To compute a 95% confidence interval for the difference in proportions of fatalities between occupants not wearing seat belts and those who are, we can follow these steps:

1. Define the proportions:

   • $p_1$: Proportion of fatalities among occupants not wearing seat belts.
   • $p_2$: Proportion of fatalities among occupants wearing seat belts.

   Given:

   • $n_1 = 2975$ (not wearing seat belts)
   • $x_1 = 35$ (fatalities not wearing seat belts)
   • $n_2 = 7864$ (wearing seat belts)
   • $x_2 = 16$ (fatalities wearing seat belts)
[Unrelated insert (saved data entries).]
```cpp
__device__ __forceinline__ void gemm1_quarter_team(TeamAcc& a, const float* table, const float* buf, int lane, int Q)
{
    const int n = lane & 15, kq = lane >> 4;
    const int i0 = n >> 3, j = n & 7;
    const f32x4* T = reinterpret_cast<const f32x4*>(table) + lane;
    const f32x4* Tz = T + (32 + 4 * Q) * 64;
#pragma unroll
    for (int m = 0; m < 2; ++m) {
        a.xy[m] = f32x4{0.f, 0.f, 0.f, 0.f};
#pragma unroll
        for (int t = 0; t < 4; ++t) a.z[m][t] = f32x4{0.f, 0.f, 0.f, 0.f};
    }
    G1Chunk first;
    g1_load_team<0>(first, T, Tz, buf, i0, j, kq);
    G1PipeTeam<0>::run(a, first, T, Tz, buf, i0, j, kq);
}

struct TgtRegs {
    float2 q[16];
};

template <bool TGT>
__device__ __forceinline__ void tgt_regs_load(TgtRegs& r, const float* __restrict__ tgt, int b, int tid)
{
    if (TGT) {
        if (tid >= 256) {
            const float* V = tgt + (long)b * (16 * 512) + ((tid >> 6) & 3) * 128 + 2 * (tid & 63);
#pragma unroll
            for (int c = 0; c < 16; ++c) r.q[c] = *reinterpret_cast<const float2*>(V + c * 512);
        } else {
#pragma unroll
            for (int c = 0; c < 16; ++c) r.q[c] = float2{0.0f, 0.0f};
        }
    } else {
        const float* ft = tgt + (long)b * (32 * 64);
        const int l = tid & 63, t = tid >> 7, m2 = (tid >> 6) & 1;
#pragma unroll
        for (int k = 0; k < 2; ++k)
            r.q[k] = float2{ft[(16 * m2 + 4 * (l >> 4) + 2 * k) * 64 + 16 * t + (l & 15)],
                            ft[(16 * m2 + 4 * (l >> 4) + 2 * k + 1) * 64 + 16 * t + (l & 15)]};
    }
}

template <bool TGT>
__device__ __forceinline__ void tgt_regs_store(float* srcT, float* buf, const TgtRegs& r, int tid)
{
    if (TGT) {
        if (tid >= 256) {
            const int i = 2 * (tid & 63), o = qoff(i >> 6, (i >> 3) & 7, i & 7);
#pragma unroll
            for (int c = 0; c < 16; ++c) *reinterpret_cast<float2*>(buf + c * 128 + o) = r.q[c];
        }
    } else {
        *reinterpret_cast<f32x4*>(srcT + tid * kSrcStride + 16) = f32x4{r.q[0].x, r.q[0].y, r.q[1].x, r.q[1].y};
    }
}

__device__ __forceinline__ void team_round(f32x4 (&u)[2], const float* table, float* bufs, TeamSync& ts, int team, int member,
                                           unsigned rounds_before, int lane)
{
    team_signal(&ts.arrive[team], lane);
    team_wait(&ts.arrive[team], 4u * (rounds_before + 1u));
    team_tile_gemm(u, table, bufs, member, lane);
    team_signal(&ts.done[team], lane);
}

__device__ __forceinline__ void team_head(f32x4 (&v)[2], const f32x4 (&u)[2], const DualFrags& f)
{
    v[0] = f.bias[0];
    v[1] = f.bias[1];
#pragma unroll
    for (int m = 0; m < 2; ++m) {
        const f32x4 x = relu4(u[m]);
#pragma unroll
        for (int r = 0; r < 4; ++r) {
            v[0] = __builtin_amdgcn_mfma_f32_16x16x4f32(f.a2[m][r][0], x[r], v[0], 0, 0, 0);
            v[1] = __builtin_amdgcn_mfma_f32_16x16x4f32(f.a2[m][r][1], x[r], v[1], 0, 0, 0);
        }
    }
}

__device__ __forceinline__ float team_sumsq(const f32x4 (&v)[2])
{
    float ss = 0.0f;
#pragma unroll
    for (int m2 = 0; m2 < 2; ++m2)
#pragma unroll
        for (int r = 0; r < 4; ++r) ss = fmaf(v[m2][r], v[m2][r], ss);
    ss += __shfl_xor(ss, 16, 64);
    ss += __shfl_xor(ss, 32, 64);
    return ss;
}

}
```

### 3dahv_amd/ops.py

```python
from __future__ import annotations

import collections
import contextvars
import math

import torch

from . import _lib

_VOL = (16, 8, 8, 8)


_SPLIT_F16 = contextvars.ContextVar("ahv_split_f16", default=False)


class split_f16_scorer:

    def __init__(self, enabled: bool = True):
        self.enabled = bool(enabled)
        self._token = None

    def __enter__(self):
        self._token = _SPLIT_F16.set(self.enabled)
        return self

    def __exit__(self, *exc):
        _SPLIT_F16.reset(self._token)
        return False


def _stream(dev=None) -> int:
    return torch.cuda.current_stream(dev).cuda_stream


def _call(dev: torch.device, name: str, *args) -> None:
    lib = _lib.load()
    if dev.type != "cuda":
        raise RuntimeError("3dahv_amd ops run on the GPU only (no CPU fallback); got a tensor on %s" % dev)
    with torch.cuda.device(dev):
        _lib.check(getattr(lib, name)(*args, torch.cuda.current_stream(dev).cuda_stream), name)


def _need_gpu(*tensors: torch.Tensor) -> torch.device:
    dev = tensors[0].device
    for t in tensors:
        if not t.is_cuda:
            raise RuntimeError(
                "3dahv_amd ops run on the GPU only (no CPU fallback); got a tensor on %s" % t.device)
        if t.device != dev:
            raise RuntimeError("Expected all tensors to be on the same device, found %s and %s" % (dev, t.device))
        if t.dtype != torch.float32:
            raise RuntimeError("expected float32 tensors (the reference path is fp32), got %s" % t.dtype)
    return dev


def _refuse_grad(name: str, *tensors: torch.Tensor) -> None:
    if torch.is_grad_enabled() and any(t is not None and t.requires_grad for t in tensors):
        raise RuntimeError("%s has no autograd edge: call it under torch.no_grad() / on detached tensors, or use "
                           "score_hypotheses_autograd / rotate_volume / forward_3d2d, which are differentiable" % name)


def _head(W1: torch.Tensor, W2: torch.Tensor, b2: torch.Tensor):
    if W1.numel() != 32 * 384 or W2.numel() != 32 * 32 or b2.numel() != 32:
        raise RuntimeError("head weights must be (32,384[,1,1]), (32,32[,1,1]), (32,)")
    return W1.detach().reshape(32, 384).contiguous(), W2.detach().reshape(32, 32).contiguous(), b2.detach().contiguous()


def rotate_volume(volume: torch.Tensor, rotation_matrix: torch.Tensor, padding_mode: str = "zeros") -> torch.Tensor:
    if torch.is_grad_enabled():
        if rotation_matrix.requires_grad:
            raise NotImplementedError("rotate_volume: no gradient w.r.t. rotation_matrix is implemented for the op-level "
                                      "rotation (32 KB materialised per hypothesis); detach it, or score with "
                                      "score_hypotheses, whose autograd edge carries d score / d R")
        if volume.requires_grad:
            return _RotateVolumeFn.apply(volume, rotation_matrix)
    return _rotate_volume_nograd(volume, rotation_matrix, padding_mode)


@torch.no_grad()
def _rotate_volume_nograd(volume: torch.Tensor, rotation_matrix: torch.Tensor, padding_mode: str = "zeros") -> torch.Tensor:
    if padding_mode != "zeros":
        raise NotImplementedError("only padding_mode='zeros' (the only mode the reference uses) is implemented")
    if volume.dim() != 5:
        raise RuntimeError("volume must be 5-D (N,C,D,H,W), got %s" % (tuple(volume.shape),))
    if rotation_matrix.dim() != 3 or tuple(rotation_matrix.shape[1:]) != (3, 3):
        raise RuntimeError("rotation_matrix must be (N,3,3), got %s" % (tuple(rotation_matrix.shape),))
    N, C, D, H, W = volume.shape
    if rotation_matrix.shape[0] != N:
        raise RuntimeError("Expected volume and rotation_matrix to have the same batch size, got %d and %d"
                           % (N, rotation_matrix.shape[0]))
    _need_gpu(volume, rotation_matrix)
    volume = volume.detach()
    if N > 1 and volume.stride(0) == 0 and volume[0].is_contiguous():
        src, stride = volume[0], 0
    else:
        src = volume.contiguous()
        stride = C * D * H * W
    R = rotation_matrix.detach().contiguous()
    out = torch.empty((N, C, D, H, W), dtype=torch.float32, device=volume.device)
    _call(out.device, "ahv_rotate_volume_f32", src.data_ptr(), stride, R.data_ptr(), N, C, D, H, W, out.data_ptr())
    return out
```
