int launch_assemble_images(sfa_ctx *c, const Geo &g, const AssembleArgs &a, const float *base, float *a11, float *a12, float *a22, float *b1, float *b2,
                            const float *du, const float *dv, const float *uu, const float *vv, const float *sh, const float *sv, const float *occ);

void launch_smoothness_2f(sfa_ctx *c, const Geo &g, float *sh, float *sv, const float *uu, const float *vv, const float *dpsis, float half_alpha);
void launch_data_2f(sfa_ctx *c, const Geo &g, const float *D, const float *mask, const float *du, const float *dv, float *a11, float *a12, float *a22, float *b1,
                    float *b2, const float *wx, const float *wy, const float *sh, const float *sv, float hd, float hg);
void launch_data_2f_fused(sfa_ctx *c, const Geo &g, const float *I1, const float *I2, const float *mask, const float *du, const float *dv, float *a11, float *a12,
                          float *a22, float *b1, float *b2, const float *wx, const float *wy, const float *sh, const float *sv, float hd, float hg);

struct OccSlot {
    long s1_off, s2_off;
    long r1_off, r2_off;
    long mask_off;
    float rho, omega;
    int label;
};
struct OccArgs { OccSlot slot[2 * SFA_MAX_REF]; int nslots; float hd, hg, penalty; PenaltyDev color, grad; };
void launch_occ_costs(sfa_ctx *c, const Geo &g, const OccArgs &a, const float *base, float *d0, float *d1, long d_es );
constexpr int kCutWorkPlanes = 13;
int run_grid_cut(sfa_ctx *c, const Geo &g, float *occ, long occ_es, const float *d0, const float *d1, float *work, float alpha);

void launch_update_inner(sfa_ctx *c, const Geo &g, float *uu, float *vv, const float *wx, const float *wy, const float *du, const float *dv,
                         const float *old_du, const float *old_dv, double *red , float *dfa = nullptr, float *dfb = nullptr);
void launch_update_inner_x(sfa_ctx *c, const Geo &g, float *uu, float *vv, const float *wx, const float *wy, const SorOperandOut &x, const float *old_du,
                           const float *old_dv, float *du_out, float *dv_out, double *red, float *dfa = nullptr, float *dfb = nullptr);
void launch_exact_norms(sfa_ctx *c, const Geo &g, const float *dfa, const float *dfb, const WMask &which, float *out);
void launch_update_outer_x(sfa_ctx *c, const Geo &g, float *uu, float *vv, float *wx, float *wy, const SorOperandOut &x, double *red, float *dfa = nullptr,
                           float *dfb = nullptr);
void launch_update_outer(sfa_ctx *c, const Geo &g, float *wx, float *wy, const float *uu, const float *vv, double *red, float *dfa = nullptr, float *dfb = nullptr);
void launch_copy_planes(sfa_ctx *c, const Geo &g, float *dst, const float *src, int nplanes, long dst_es, long src_es);
void launch_scale_plane(sfa_ctx *c, const Geo &g, float *p, float s);

void launch_gauss_blur(sfa_ctx *c, const Geo &g, float *dst, float *tmp, const float *src, int nplanes, const float *taps, int radius);
void launch_resize(sfa_ctx *c, float *dst, int dw, int dh, int dpitch, long dpl, long des, const float *src, int sw, int sh, int spitch, long spl, long ses,
                   int nplanes, int nb, float post_scale);
void launch_resize_flow(sfa_ctx *c, float *dstx, float *dsty, int dw, int dh, int dpitch, long des, const float *srcx, const float *srcy, int sw, int sh, int spitch,
                        long ses, int nb, float post_x, float post_y);
void launch_resize_scaled(sfa_ctx *c, float *dst, int dw, int dh, int dpitch, long dpl, long des, const float *src, int sw, int sh, int spitch, long spl,
                          long ses, int nplanes, int nb, float post_scale, double scale_x, double scale_y);
bool launch_pyr_down(sfa_ctx *c, float *dst, int dw, int dh, int dpitch, long dpl, long des, const float *src, int sw, int sh, int spitch, long spl, long ses,
                     int nplanes, int nb, const float *taps, int radius);
void launch_presmooth(sfa_ctx *c, const Geo &g, float *dst, float *tmp, const float *src, int nplanes, float sigma);
void launch_normalize_sums(sfa_ctx *c, const Geo &g, const float *frames3, double *red );
void launch_normalize_apply(sfa_ctx *c, const Geo &g, float *frames3, const double avg[3], const double stdv[3]);
__attribute__((visibility("hidden"))) int cv_gauss_taps(float sigma, float *k);

struct PackSrc { const void *p; int dtype; long long sw, sf, sc, sr, sx; };
void launch_pack_frames(sfa_ctx *c, float *dst, long dst_es, long pl, int pitch, int w, int h, int nwin, int F, const PackSrc &s);
void launch_pack_flow(sfa_ctx *c, float *dst, long dst_es, long pl, int pitch, int w, int h, int nwin, const float *src, const long long st[4]);
void launch_unpack_planes(sfa_ctx *c, const float *wx, const float *wy, const float *occ, long src_es, int pitch, int w, int h, int nwin, float *flow,
                          const long long st[4], float *occ_dst, const long long ost[3]);

struct MosaicSrc { const void *p; int dtype; long long sf, sr, sx; int W, H, x0, y0; };
struct MosaicDst { float *p; long long sf, sc, sr, sx; int w, h; };
void launch_demosaic(sfa_ctx *c, const MosaicSrc &src, const MosaicDst &dst, int n, int method, int red_x, int red_y);
void launch_raw_weights(sfa_ctx *c, float *chw, long es, long pl, int cp, int stride, int w, int h, int nwin, int red_x, int red_y, float weight);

   Calculate the proportions: $p_1 = \frac{x_1}{n_1} = \frac{35}{2975} \approx 0.0118$ $p_2 = \frac{x_2}{n_2} = \frac{16}{7864} \approx 0.0020$

2. Calculate the difference in proportions: $p_1 - p_2 = 0.0118 - 0.0020 = 0.0098$

3. Calculate the standard error (SE) of the difference: $SE = \sqrt{\frac{p_1(1 - p_1)}{n_1} + \frac{p_2(1 - p_2)}{n_2}}$ $SE = \sqrt{\frac{0.0118(1 - 0.0118)}{2975} + \frac{0.0020(1 - 0.0020)}{7864}}$ $SE \approx \sqrt{\frac{0.0118 \times 0.9882}{2975} + \frac{0.0020 \times 0.9980}{7864}} \approx \sqrt{0.00000386 + 0.00000051} \approx \sqrt{0.00000437} \approx 0.0021$

4. Calculate the 95% confidence interval: The critical value for a 95% confidence interval from the standard normal distribution (Z-distribution) is approximately 1.96.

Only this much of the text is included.